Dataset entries
--- --- ---
template <int K, int CN, bool DET, typename T>
__global__ void __launch_bounds__(BT_THREADS, 2)
k_local_attn_bwd_tc(const T* __restrict__ src, const float* __restrict__ flow, const T* __restrict__ logits, const T* __restrict__ gout,
                    T* __restrict__ gsrc, float* __restrict__ gflow, T* __restrict__ glogits, float* __restrict__ gborder, int C, int Hs, int Ws, int H, int W, int gcols,
                    int grows, int accumulate, fx_t* __restrict__ gsum, const int* __restrict__ fx_exp) {
    constexpr int K1 = K + 1, KK = K * K;
    using L = BwdSmem<CN>;
    constexpr int GSTR = L::GSTR, NTW = CN / 32;
    extern __shared__ __align__(16) unsigned char smem[];
    int* irr = reinterpret_cast<int*>(smem + L::IRR);
    int& nirr = irr[128];
    unsigned char* rows = smem + L::ROWS;
    const int tid = threadIdx.x, lane = tid & 31, warp = tid >> 5, gid = lane >> 2, tig = lane & 3;
    const float inv_kk = 1.0f / static_cast<float>(KK);
    const uint32_t sb = smem_u32(smem);
    const uint32_t g_base = sb + L::G, s_base = sb + L::S, aw_base = sb + L::AW, p_base = sb + L::P;

    for (int i = tid; i < BT_NAW * SEG * 16; i += BT_THREADS) sts128(aw_base + (i >> 4) * BT_AWSTR + (i & 15) * 16, 0u, 0u, 0u, 0u);
    if (tid == 0) nirr = 0;
    __syncthreads();
    if (warp < 4) {
        setmaxnreg_inc<BT_PIX_REGS>();
        uint32_t b;
        int gx0, gy0, bx0, by0, bx1, by1;
        group_decode(gcols, grows, b, gx0, gy0);
        group_bbox<K>(flow, b, gx0, gy0, H, W, Hs, Ws, lane, bx0, by0, bx1, by1);
        const long long hw = (long long)H * W;
        const T* go_b = gout + (long long)b * hw * C;
        const int px = gx0 + (tid & 15), py = gy0 + (tid >> 4);
        const bool valid = px < W && py < H;
        const long long pofs = (long long)py * W + px;
        uint32_t w[K1 * K1 / 2];
        float Q[K1 * K1];
#pragma unroll
        for (int i = 0; i < K1 * K1; ++i) Q[i] = 0.f;
        int X0 = 0, Y0 = 0, X0u = 0, Y0u = 0;
        bool regular = false;
        if (valid) {
            float p[KK];
            pixel_softmax<T, float, KK>(logits + (long long)b * KK * hw + pofs, hw, KK, p);
            AxisTap<float> tx[K], ty[K];
            regular = taps_regular<float, K>(flow[(long long)b * 2 * hw + pofs], flow[(long long)b * 2 * hw + hw + pofs], px, py, Hs, Ws, tx, ty);
            if (regular) {
                X0u = tx[0].fl;
                Y0u = ty[0].fl;
                build_window<T, K>(p, tx, ty, Hs, Ws, inv_kk, w, X0, Y0);
            } else {
                irr[atomicAdd(&nirr, 1)] = tid;
            }
        }
        const T* s_b = src + (long long)b * Hs * Ws * C;
        const uint32_t g_frag_a = g_base + (warp * 32 + (lane & 15)) * GSTR + (lane >> 4) * 16;
        const uint32_t s_frag_b = s_base + ((lane & 7) + ((lane >> 4) << 3)) * GSTR + ((lane >> 3) & 1) * 16;

        for (int c0 = 0; c0 < C; c0 += CN) {
            if (c0 != 0) bar_sync(BT_BAR_PASS, BT_THREADS);
            load_g_tile<T, CN>(g_base, go_b, c0, C, gx0, gy0, H, W, tid);
            {
                const int i = tid >> 3;
                for (int j = tid & 7; j < CN / 8; j += 8)
                    cp_async16(s_base + i * GSTR + j * 16, s_b + ((long long)by0 * Ws + min(bx0 + i, Ws - 1)) * C + c0 + j * 8);
            }
            cp_async_commit();
            cp_async_wait<1>();
            bar_sync(BT_BAR_PASS, BT_THREADS);
            int s = 0;
            for (int a = 0, y = by0, x = bx0; y <= by1; ++s) {
                const int buf = s & 1;
                const int an = a == BT_NAW - 1 ? 0 : a + 1;
                int xn = x + SEG, yn = y;
                if (xn > bx1) { xn = bx0; ++yn; }
                if (s >= BT_NAW) bar_sync(BT_BAR_FREE + a, BT_THREADS);
                const bool act = regular && window_meets_step<K>(X0u, Y0u, Hs, Ws, y, x);
                if (act) scatter_window_row<K>(aw_base + a * (SEG * BT_AWSTR) + tid * 2, BT_AWSTR, w, X0, Y0, y, x);
                const uint32_t pm = warp_row_bits(act);
                if (lane == 0) rows[a * 4 + warp] = static_cast<unsigned char>(pm);
                bar_arrive(BT_BAR_FULL + a, BT_THREADS);
                cp_async_wait_all();
                bar_sync(BT_BAR_PIX, 128);
                if (yn <= by1) {
                    const int i = tid >> 3;
                    const uint32_t dst = s_base + (buf ^ 1) * (SEG * GSTR) + i * GSTR;
                    const T* sp = s_b + ((long long)yn * Ws + min(xn + i, Ws - 1)) * C + c0;
                    for (int j = tid & 7; j < CN / 8; j += 8) cp_async16(dst + j * 16, sp + j * 8);
                    cp_async_commit();
                }
                if (pm != 0u) {
                    float pacc[2][2][4];
#pragma unroll
                    for (int mt = 0; mt < 2; ++mt)
#pragma unroll
                        for (int nt = 0; nt < 2; ++nt)
#pragma unroll
                            for (int q = 0; q < 4; ++q) pacc[mt][nt][q] = 0.f;
                    const uint32_t sf = s_frag_b + buf * (SEG * GSTR);
                    if (pm == 3u) p_gemm<T, CN, true, true>(g_frag_a, sf, pacc);
                    else if (pm == 1u) p_gemm<T, CN, true, false>(g_frag_a, sf, pacc);
                    else p_gemm<T, CN, false, true>(g_frag_a, sf, pacc);
#pragma unroll
                    for (int mt = 0; mt < 2; ++mt) {
                        if (((pm >> mt) & 1u) == 0u) continue;
#pragma unroll
                        for (int h = 0; h < 2; ++h) {
                            const uint32_t row = p_base + (warp * 32 + mt * 16 + gid + 8 * h) * (BT_PSTR * 4);
#pragma unroll
                            for (int nt = 0; nt < 2; ++nt) {
                                stsf(row + (nt * 8 + 2 * tig) * 4, pacc[mt][nt][2 * h]);
                                stsf(row + (nt * 8 + 2 * tig + 1) * 4, pacc[mt][nt][2 * h + 1]);
                            }
                        }
                    }
                    __syncwarp();
                    if (act) {
                        const uint32_t prow = p_base + tid * (BT_PSTR * 4);
#pragma unroll
                        for (int r = 0; r < K1; ++r) {
                            if (clampi(Y0u + r, Hs - 1) != y) continue;
#pragma unroll
                            for (int t = 0; t < K1; ++t) {
                                const int e = clampi(X0u + t, Ws - 1) - x;
                                if (e >= 0 && e < SEG) Q[r * K1 + t] += ldsf(prow + e * 4);
                            }
                        }
                    }
                }
                x = xn;
                y = yn;
                a = an;
            }
            for (int j = max(s - BT_NAW, 0); j < s; ++j) bar_sync(BT_BAR_FREE + j % BT_NAW, BT_THREADS);
        }

        if (regular) {
            float p[KK], dp[KK];
            pixel_softmax<T, float, KK>(logits + (long long)b * KK * hw + pofs, hw, KK, p);
            AxisTap<float> tx[K], ty[K];
            taps_regular<float, K>(flow[(long long)b * 2 * hw + pofs], flow[(long long)b * 2 * hw + hw + pofs], px, py, Hs, Ws, tx, ty);
            float gfx = 0.f, gfy = 0.f;
#pragma unroll
            for (int i = 0; i < K; ++i)
#pragma unroll
                for (int j = 0; j < K; ++j)
                    dp[i * K + j] = tap_backward<float>(tx[j], ty[i], p[i * K + j] * inv_kk, inv_kk, Q[i * K1 + j], Q[i * K1 + j + 1],
                                                        Q[(i + 1) * K1 + j], Q[(i + 1) * K1 + j + 1], gfx, gfy);
            store_pixel_grads<T, float, float, KK>(p, dp, KK, gfx, gfy, glogits + (long long)b * KK * hw + pofs,
                                                   gflow + (long long)b * 2 * hw + pofs, hw, accumulate);
        }
        const double2 fsc = DET ? fx_scale(fx_exp[b]) : make_double2(0.0, 0.0);
        for (int i = warp; i < nirr; i += 4) {
            const int m = irr[i];
            irregular_pixel_bwd<T, K, DET>(src, flow, logits, gout, gsrc, gflow, glogits, b, C, Hs, Ws, H, W, gx0 + (m & 15),
                                        gy0 + (m >> 4), accumulate, lane, gsum, fsc);
        }
    } else {
        setmaxnreg_dec<BT_GS_REGS>();
        uint32_t b;
        int gx0, gy0, bx0, by0, bx1, by1;
        group_decode(gcols, grows, b, gx0, gy0);
        group_bbox<K>(flow, b, gx0, gy0, H, W, Hs, Ws, lane, bx0, by0, bx1, by1);
        const long long hw = (long long)H * W;
        const T* go_b = gout + (long long)b * hw * C;
        const int v = warp - 4, t = tid - 128;
        const uint32_t aw_frag = aw_base + (lane & 15) * BT_AWSTR + (lane >> 4) * 16;
        const uint32_t g_frag_b = g_base + (lane & 15) * GSTR + (v * (CN / 4) + (lane >> 4) * 8) * 2;
        T* gs_b = gsrc + (long long)b * Hs * Ws * C;
        fx_t* gx_b = nullptr;
        double2 fsc = make_double2(0.0, 0.0);
        if constexpr (DET) {
            gx_b = gsum + (long long)b * Hs * Ws * C;
            fsc = fx_scale(fx_exp[b]);
        }

        for (int c0 = 0; c0 < C; c0 += CN) {
            if (c0 != 0) bar_sync(BT_BAR_PASS, BT_THREADS);
            load_g_tile<T, CN>(g_base, go_b, c0, C, gx0, gy0, H, W, tid);
            cp_async_wait_all();
            bar_sync(BT_BAR_PASS, BT_THREADS);
            for (int a = 0, y = by0, x = bx0; y <= by1;) {
                const int an = a == BT_NAW - 1 ? 0 : a + 1;
                int xn = x + SEG, yn = y;
                if (xn > bx1) { xn = bx0; ++yn; }
                bar_sync(BT_BAR_FULL + a, BT_THREADS);
                const uint32_t grows_on = *reinterpret_cast<const uint32_t*>(rows + a * 4);
                if (grows_on == 0u) {
                    bar_arrive(BT_BAR_FREE + a, BT_THREADS);
                } else {
                    float gacc[NTW][4];
#pragma unroll
                    for (int nt = 0; nt < NTW; ++nt)
#pragma unroll
                        for (int q = 0; q < 4; ++q) gacc[nt][q] = 0.f;
#pragma unroll
                    for (int kk = 0; kk < 128 / 16; ++kk) {
                        if (((grows_on >> (8 * (kk >> 1) + (kk & 1))) & 1u) == 0u) continue;
                        uint32_t af[4];
                        ldsm_x4(aw_frag + a * (SEG * BT_AWSTR) + kk * 32, af);
#pragma unroll
                        for (int np = 0; np < NTW / 2; ++np) {
                            uint32_t bg[4];
                            ldsm_x4_t(g_frag_b + kk * 16 * GSTR + np * 32, bg);
                            mma16<T>(gacc[2 * np], af, bg[0], bg[1]);
                            mma16<T>(gacc[2 * np + 1], af, bg[2], bg[3]);
                        }
                    }
                    bar_sync(BT_BAR_GS, 128);
                    {
                        const uint32_t z = aw_base + a * (SEG * BT_AWSTR) + (t >> 3) * BT_AWSTR + (t & 7) * 32;
                        sts128(z, 0u, 0u, 0u, 0u);
                        sts128(z + 16, 0u, 0u, 0u, 0u);
                    }
                    bar_arrive(BT_BAR_FREE + a, BT_THREADS);
                    if constexpr (DET) {
#pragma unroll
                        for (int h = 0; h < 2; ++h) {
                            const int xp = x + gid + 8 * h;
                            fx_t* d = gx_b + ((long long)y * Ws + xp) * C + c0 + v * (CN / 4);
                            const bool t0 = (tig & 1) != 0;
#pragma unroll
                            for (int j = 0; j < NTW / 2; ++j) {
                                const float a0 = gacc[2 * j][2 * h], a1 = gacc[2 * j][2 * h + 1];
                                const float b0 = gacc[2 * j + 1][2 * h], b1 = gacc[2 * j + 1][2 * h + 1];
                                const float r0 = __shfl_xor_sync(0xffffffffu, t0 ? a0 : b0, 1);
                                const float r1 = __shfl_xor_sync(0xffffffffu, t0 ? a1 : b1, 1);
                                uint32_t u[4];
                                u[0] = __float_as_uint(t0 ? r0 : a0);
                                u[1] = __float_as_uint(t0 ? r1 : a1);
                                u[2] = __float_as_uint(t0 ? b0 : r0);
                                u[3] = __float_as_uint(t0 ? b1 : r1);
                                quad_transpose(u, tig);
                                if (xp <= bx1) {
#pragma unroll
                                    for (int n = 0; n < 4; ++n)
                                        fx_add(d + (2 * j + (n & 1)) * 8 + 4 * (n >> 1) + tig, __uint_as_float(u[n]), fsc);
                                }
                            }
                        }
                    } else {
                        uint32_t gv[2 * NTW];
#pragma unroll
                        for (int h = 0; h < 2; ++h) {
                            const int xp = x + gid + 8 * h;
                            const int slot = xp > bx1 ? -2 : border_slot(y, xp, Hs, Ws);
                            if (slot >= 0) {
                                float* d = gborder + ((long long)b * 2 * (Hs + Ws) + slot) * C + c0 + v * (CN / 4) + 2 * tig;
#pragma unroll
                                for (int nt = 0; nt < NTW; ++nt) {
                                    const float v0 = gacc[nt][2 * h], v1 = gacc[nt][2 * h + 1];
                                    if (v0 != 0.f || v1 != 0.f) atomicAdd(reinterpret_cast<float2*>(d + nt * 8), make_float2(v0, v1));
                                }
                            }
#pragma unroll
                            for (int nt = 0; nt < NTW; ++nt) {
                                const typename Pair16<T>::type hv = floats2_rn<T>(gacc[nt][2 * h], gacc[nt][2 * h + 1]);
                                gv[h * NTW + nt] = slot == -1 ? *reinterpret_cast<const uint32_t*>(&hv) : 0u;
                            }
                        }
#pragma unroll
                        for (int j = 0; j < NTW / 2; ++j) {
                            uint32_t u[4] = {gv[4 * j], gv[4 * j + 1], gv[4 * j + 2], gv[4 * j + 3]};
                            quad_transpose(u, tig);
                            if ((u[0] | u[1] | u[2] | u[3]) != 0u) {
                                const int n = 4 * j + tig, h = n / NTW, nt = n % NTW;
                                red_add_16x8(gs_b + ((long long)y * Ws + x + gid + 8 * h) * C + c0 + v * (CN / 4) + nt * 8, u);
                            }
                        }
                    }
                }
                x = xn;
                y = yn;
                a = an;
            }
        }
    }
}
--- --- ---
Search the data above for the word "else" and show every line that has it.

            } else {
                    else if (pm == 1u) p_gemm<T, CN, true, false>(g_frag_a, sf, pacc);
                    else p_gemm<T, CN, false, true>(g_frag_a, sf, pacc);
    } else {
                } else {
                    } else {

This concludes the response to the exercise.